The table above displays a rating scale based on my preferances. I standardized the rating system, so that the worst resort (Sun Valley), has a rating of 0. It looks like next winter I should hop on a plane to ski in Utah. Alta, Snowbird, and Solitude are the top three resorts in this analysis, largely due to their affordable prices (I only need to buy a lift ticket - not a full Ikon Pass), their variable terrain, and their abundant snowfall. Alta beats snowbird by 5 ranking points in the analysis. Something that was not accounted for in the analysis is that Alta and Snowbird are essentially right next to each other, so I could be able to ski my top two resorts if I wanted to. The Colorado resorts don't do as well in my ranking system since they don't get as much snow as places in Utah, California, or Wyoming. Deer Valley, Aspen, and Sun Valley presumably don't do as well due to their minimal snow and expensive prices. Copper mountain does not have that much advanced terrain, so it likely does not do as well because of this. Steamboat and Whitefish are the most average resorts in my analysis.

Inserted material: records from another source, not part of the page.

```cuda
static __device__ __noinline__ float soft_shadow_large(const SceneView& sc, const DevFrame& fr, V3 point, V3 normal,
                                                int samples, uint32_t seed) {
    if (samples <= 1 || fr.light_radius < 1e-4f) return in_shadow(sc, point, normal, ld3(fr.light_pos)) ? 0.0f : 1.0f;
    LocalEngine rng;
    rng.seed(seed);
    return static_cast<float>(soft_shadow_count(sc, fr, point, normal, samples, rng, 0xffffffffu)) / static_cast<float>(samples);
}
__device__ __forceinline__ float soft_shadow(const SceneView& sc, const DevFrame& fr, V3 point, V3 normal,
                                             int samples, uint32_t seed) {
    if (samples <= 1 || fr.light_radius < 1e-4f || 2 * samples > kFreshStreamMaxDraws)
        return soft_shadow_large(sc, fr, point, normal, samples, seed);
    const uint32_t allow = bundle_box_mask(sc, point + normal * kShadowEpsilon, ld3(fr.light_pos), fr.light_radius);
    if (allow == 0u && sc.n_boxes <= 32) return 1.0f;
    FreshStream rng;
    rng.seed(seed);
    return static_cast<float>(soft_shadow_count(sc, fr, point, normal, samples, rng, allow)) / static_cast<float>(samples);
}

template <class Engine>
__device__ __forceinline__ int ao_count(const SceneView& sc, V3 point, V3 normal, int samples, float radius,
                                        Engine& rng) {
    const V3 N = normalize3(normal);
    V3 T, B;
    frame_about(N, &T, &B);
    Ray r;
    r.o = point + N * 1e-3f;
    int occludedCount = 0;
    for (int i = 0; i < samples; ++i) {
        const float r1 = rng.next();
        const float r2 = rng.next();
        const float sinT = sqrtf(1.0f - r1);
        const float cosT = sqrtf(r1);
        const float phi = MCSKIN_TWO_PI_F * r2;
        float sn, cs;
        sincos_ref(phi, &sn, &cs);
        const V3 l = mk3(sinT * cs, cosT, sinT * sn);
        r.d = normalize3((T * l.x + N * l.y) + B * l.z);
        if (occluded(sc, r, radius)) ++occludedCount;
    }
    return occludedCount;
}
static __device__ __noinline__ float ambient_occlusion_large(const SceneView& sc, V3 point, V3 normal, int samples,
                                                      float radius, uint32_t seed) {
    LocalEngine rng;
    rng.seed(seed);
    return 1.0f - static_cast<float>(ao_count(sc, point, normal, samples, radius, rng)) / static_cast<float>(samples);
}
static __device__ __noinline__ float ambient_occlusion(const SceneView& sc, V3 point, V3 normal, int samples,
                                                   float radius, uint32_t seed) {
    if (2 * samples > kFreshStreamMaxDraws) return ambient_occlusion_large(sc, point, normal, samples, radius, seed);
    FreshStream rng;
    rng.seed(seed);
    return 1.0f - static_cast<float>(ao_count(sc, point, normal, samples, radius, rng)) / static_cast<float>(samples);
}

__device__ __forceinline__ float4 shade_lit(const DevFrame& fr, V3 P, V3 normal, float4 tex, V3 viewDir, float vis) {
    const V3 lp = ld3(fr.light_pos);
    const V3 L = normalize3(lp - P);
    const V3 N = normalize3(normal);
    const V3 V = normalize3(viewDir);
    const float ndl = fmaxf(0.0f, dot3(N, L));
    const float kdiff = fr.kd * ndl * vis;
    const V3 H = normalize3(L + V);
    const float ndh = fmaxf(0.0f, dot3(N, H));
    const float spec = powf_ref(ndh, fr.shininess);
    const float kspec = fr.ks * spec * vis;
    float4 out;
    out.x = (tex.x * fr.ambient + tex.x * fr.light_color[0] * kdiff) + fr.light_color[0] * kspec;
    out.y = (tex.y * fr.ambient + tex.y * fr.light_color[1] * kdiff) + fr.light_color[1] * kspec;
    out.z = (tex.z * fr.ambient + tex.z * fr.light_color[2] * kdiff) + fr.light_color[2] * kspec;
    out.w = tex.w;
    return clamp4(out);
}

__device__ __forceinline__ float4 shade_hit(const SceneView& sc, const DevFrame& fr, V3 P, V3 normal, float4 tex,
                                            V3 viewDir, float shadowFactor) {
    float vis = shadowFactor;
    if (vis < 0.0f) vis = in_shadow(sc, P, normalize3(normal), ld3(fr.light_pos)) ? 0.0f : 1.0f;
    return shade_lit(fr, P, normal, tex, viewDir, vis);
}

template <class Engine>
__device__ __forceinline__ void soft_shadow_positions(const DevFrame& fr, V3 point, int samples, Engine& rng,
                                                      float* out ) {
    const V3 lp = ld3(fr.light_pos);
    const V3 toPoint = normalize3(point - lp);
    V3 tangent, bitangent;
    frame_about(toPoint, &tangent, &bitangent);
    for (int i = 0; i < samples; ++i) {
        const float angle = MCSKIN_TWO_PI_F * rng.next();
        const float r = fr.light_radius * sqrtf(rng.next());
        float sn, cs;
        sincos_ref(angle, &sn, &cs);
        const V3 offset = tangent * (r * cs) + bitangent * (r * sn);
        const V3 samplePos = lp + offset;
        out[3 * i] = samplePos.x;
        out[3 * i + 1] = samplePos.y;
        out[3 * i + 2] = samplePos.z;
    }
}

__device__ __forceinline__ uint32_t shadow_seed(V3 P, int depth) {
    return seed_cast(P.x * 12345.0f + P.y * 67890.0f + P.z * 11111.0f + static_cast<float>(depth) * 99999.0f);
}
__device__ __forceinline__ uint32_t ao_seed(V3 P) {
    return seed_cast(P.x * 73856093.0f + P.y * 19349663.0f + P.z * 83492791.0f);
}

struct TraceOptions {
    int start_depth;
    bool primary_uv;
    float u, v;
};

__device__ __forceinline__ float4 trace_path(const SceneView& sc, const DevFrame& fr, Ray ray,
                                             const TraceOptions& opt) {
    const bool cfg = fr.use_config != 0;
    const int maxB = fr.max_bounces;
    int depth = opt.start_depth;

    if (depth > maxB) {
        float4 c = cfg ? config_background(fr, 0.5f, 0.5f) : flat_background(fr);
        if (opt.primary_uv && closest_hit(sc, ray).box < 0) c = config_background(fr, opt.u, opt.v);
        return c;
    }

    float stack[kMaxStackDepth][3];
    float alpha0 = 1.0f;
    int top = 0;
    float4 tail;
    for (;;) {
        const Hit hit = closest_hit(sc, ray);
        if (hit.box < 0) {
            if (depth == 0 && opt.primary_uv) tail = config_background(fr, opt.u, opt.v);
            else if (depth == 0 && cfg) tail = config_background(fr, 0.5f, 0.5f);
            else tail = flat_background(fr);
            break;
        }
        const V3 P = hit.p;
        const V3 nrm = hit_normal(sc, hit);
        const float4 tex = hit_texel(sc, hit);
        const V3 viewDir = normalize3(ray.o - P);
        float shadowFactor = -1.0f;
        if (cfg && fr.soft_on) {
            const uint32_t seed = shadow_seed(P, depth);
            shadowFactor = soft_shadow(sc, fr, P, nrm, fr.shadow_samples, seed);
        }
        float4 shaded = shade_hit(sc, fr, P, nrm, tex, viewDir, shadowFactor);
        const float alpha = shaded.w;
        if (cfg && fr.ao_on && depth == 0) {
            const uint32_t seed = ao_seed(P);
            const float ao = ambient_occlusion(sc, P, nrm, fr.ao_samples, fr.ao_radius, seed);
            const float f = 1.0f - fr.ao_intensity * (1.0f - ao);
            shaded.x *= f;
            shaded.y *= f;
            shaded.z *= f;
        }
        if (depth < maxB && top < kMaxStackDepth) {
            stack[top][0] = shaded.x;
            stack[top][1] = shaded.y;
            stack[top][2] = shaded.z;
            if (top == 0) alpha0 = alpha;
            ++top;
            const V3 N = normalize3(nrm);
            const V3 D = normalize3(ray.d);
            V3 R = D - N * (2.0f * dot3(D, N));
            R = normalize3(R);
            ray.o = P + N * kReflectEpsilon;
            ray.d = R;
            ++depth;
            continue;
        }
        shaded.w = alpha;
        tail = clamp4(shaded);
        break;
    }
    const float keep = 1.0f - kReflectivity;
    while (top > 0) {
        --top;
        float4 c;
        c.x = stack[top][0] * keep + tail.x * kReflectivity;
        c.y = stack[top][1] * keep + tail.y * kReflectivity;
// ... 9 lines not shown
```

### minecraftskin_raytracer_b200/csrc/frame.cu

```cuda
#include <cstring>
#include "capi_internal.hpp"

FramePointers frame_pointers(const McContext* ctx) {
    return FramePointers{static_cast<const unsigned char*>(ctx->boxes.p), static_cast<const float4*>(ctx->texels.p),
                         static_cast<unsigned int>(ctx->prep.blob.size())};
}

namespace {

int local_tile_rows(const DevFrame& f, int first, int stride) {
    if (f.tiles_y <= 0 || first < 0 || stride <= 0 || first >= f.tiles_y) return 0;
    return (f.tiles_y - first + stride - 1) / stride;
}

int band_pixel_rows(const DevFrame& f, int first, int stride) {
    const int n = local_tile_rows(f, first, stride);
    if (n == 0) return 0;
    const int lastTileRow = first + (n - 1) * stride;
    const int lastHeight = std::min(f.tile_size, f.height - lastTileRow * f.tile_size);
    return (n - 1) * f.tile_size + lastHeight;
}

}

// ... 81 lines not shown
        paths = std::max<size_t>(paths, static_cast<size_t>(f.spp));
        size_t entries = paths * hitsMax;
        if (ctx.waveQueuePct > 0) entries = std::min(entries, std::max<size_t>(32, paths * static_cast<size_t>(ctx.waveQueuePct) / 100));
        const size_t room = budget > paths * perPath ? (budget - paths * perPath) / perEntry : 0;
        entries = std::min(entries, std::max(room, paths + paths / 4));
        entries = std::min<size_t>(entries, 0xffffff00u);
        p.wavePaths = paths;
        p.waveEntries = entries;
        p.waveBytes = paths * perPath + entries * perEntry + wavefront_fixed_bytes(f) + 16 * 256;
    }
    return p;
}
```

Here is a plot showing my results:

results_plot +
  geom_text(aes(x = reorder(abbrev, rating0),
                y = rating0,
                label = round(rating0, digits = 2)),
                nudge_y = 4)

While Alta, Snowbird, or Solitude would be the best places for me to take a ski vacation next year, it is important to note that the numbers could easily change if I modified my weighting factors. For instance, if I valued intermmediate terrain more (I want to ski lots of groomers), these resorts may not do as well. Or if I valued price a lot more, Loveland would probably do a lot better.

It looks like it's time for me to buy lift tickets to head to Alta next year!

Conclusion

The goal of this analysis was to determine where I should go skiing next year. To do so, I considered 26 of the best western U.S. ski resorts, and I generated visualizations and a qualitative analysis of the resorts based on my preferences. From my visualizations, I found that Alta, Snowbird, Jackson Hole, Telluride, Grand Targhee, and Loveland would be good resorts for me to visit. And from my qualitative analysis, Alta, Snowbird, and Solitude were the winners. The big takeaway is that I should go skiing in Utah next year!

This analysis does contain its flaws. In a ski vacation, there are so many variables to consider - of course, I was not able to include all of them in this analysis, especially since I generated a dataset from scratch. Notably lacking are hotel prices, traval prices, travel time, food prices, number of resort visitors per year (an indicator of crouds), among others. While I do lack several key factors, I think this analysis is robust enough to gain a solid understanding of the resorts I'm considering. Another factor that I can't possibly quantify is the character and vibe at a resort. Are the skiers friendly? Could I hear live music at the end of the day? The character at a resort is an important factor to consider when thinking about the whole ski experience. The enjoyment that one gets while skiing at different resorts is very subjective, and to truly be able to pick the best resort, I need to go and experience them for myself. However, this analysis is a good start.

Appendix

The above analysis is great, but it only helps me decide where to go skiing. What if you, the reader, has much different preferences for the ski experience than I do? In this section that embes an app, you will be able to devise your own ranking system. Be sure to read all instructions carefully!

Hopefully you now have a better sense of where you should take a ski vacation next year.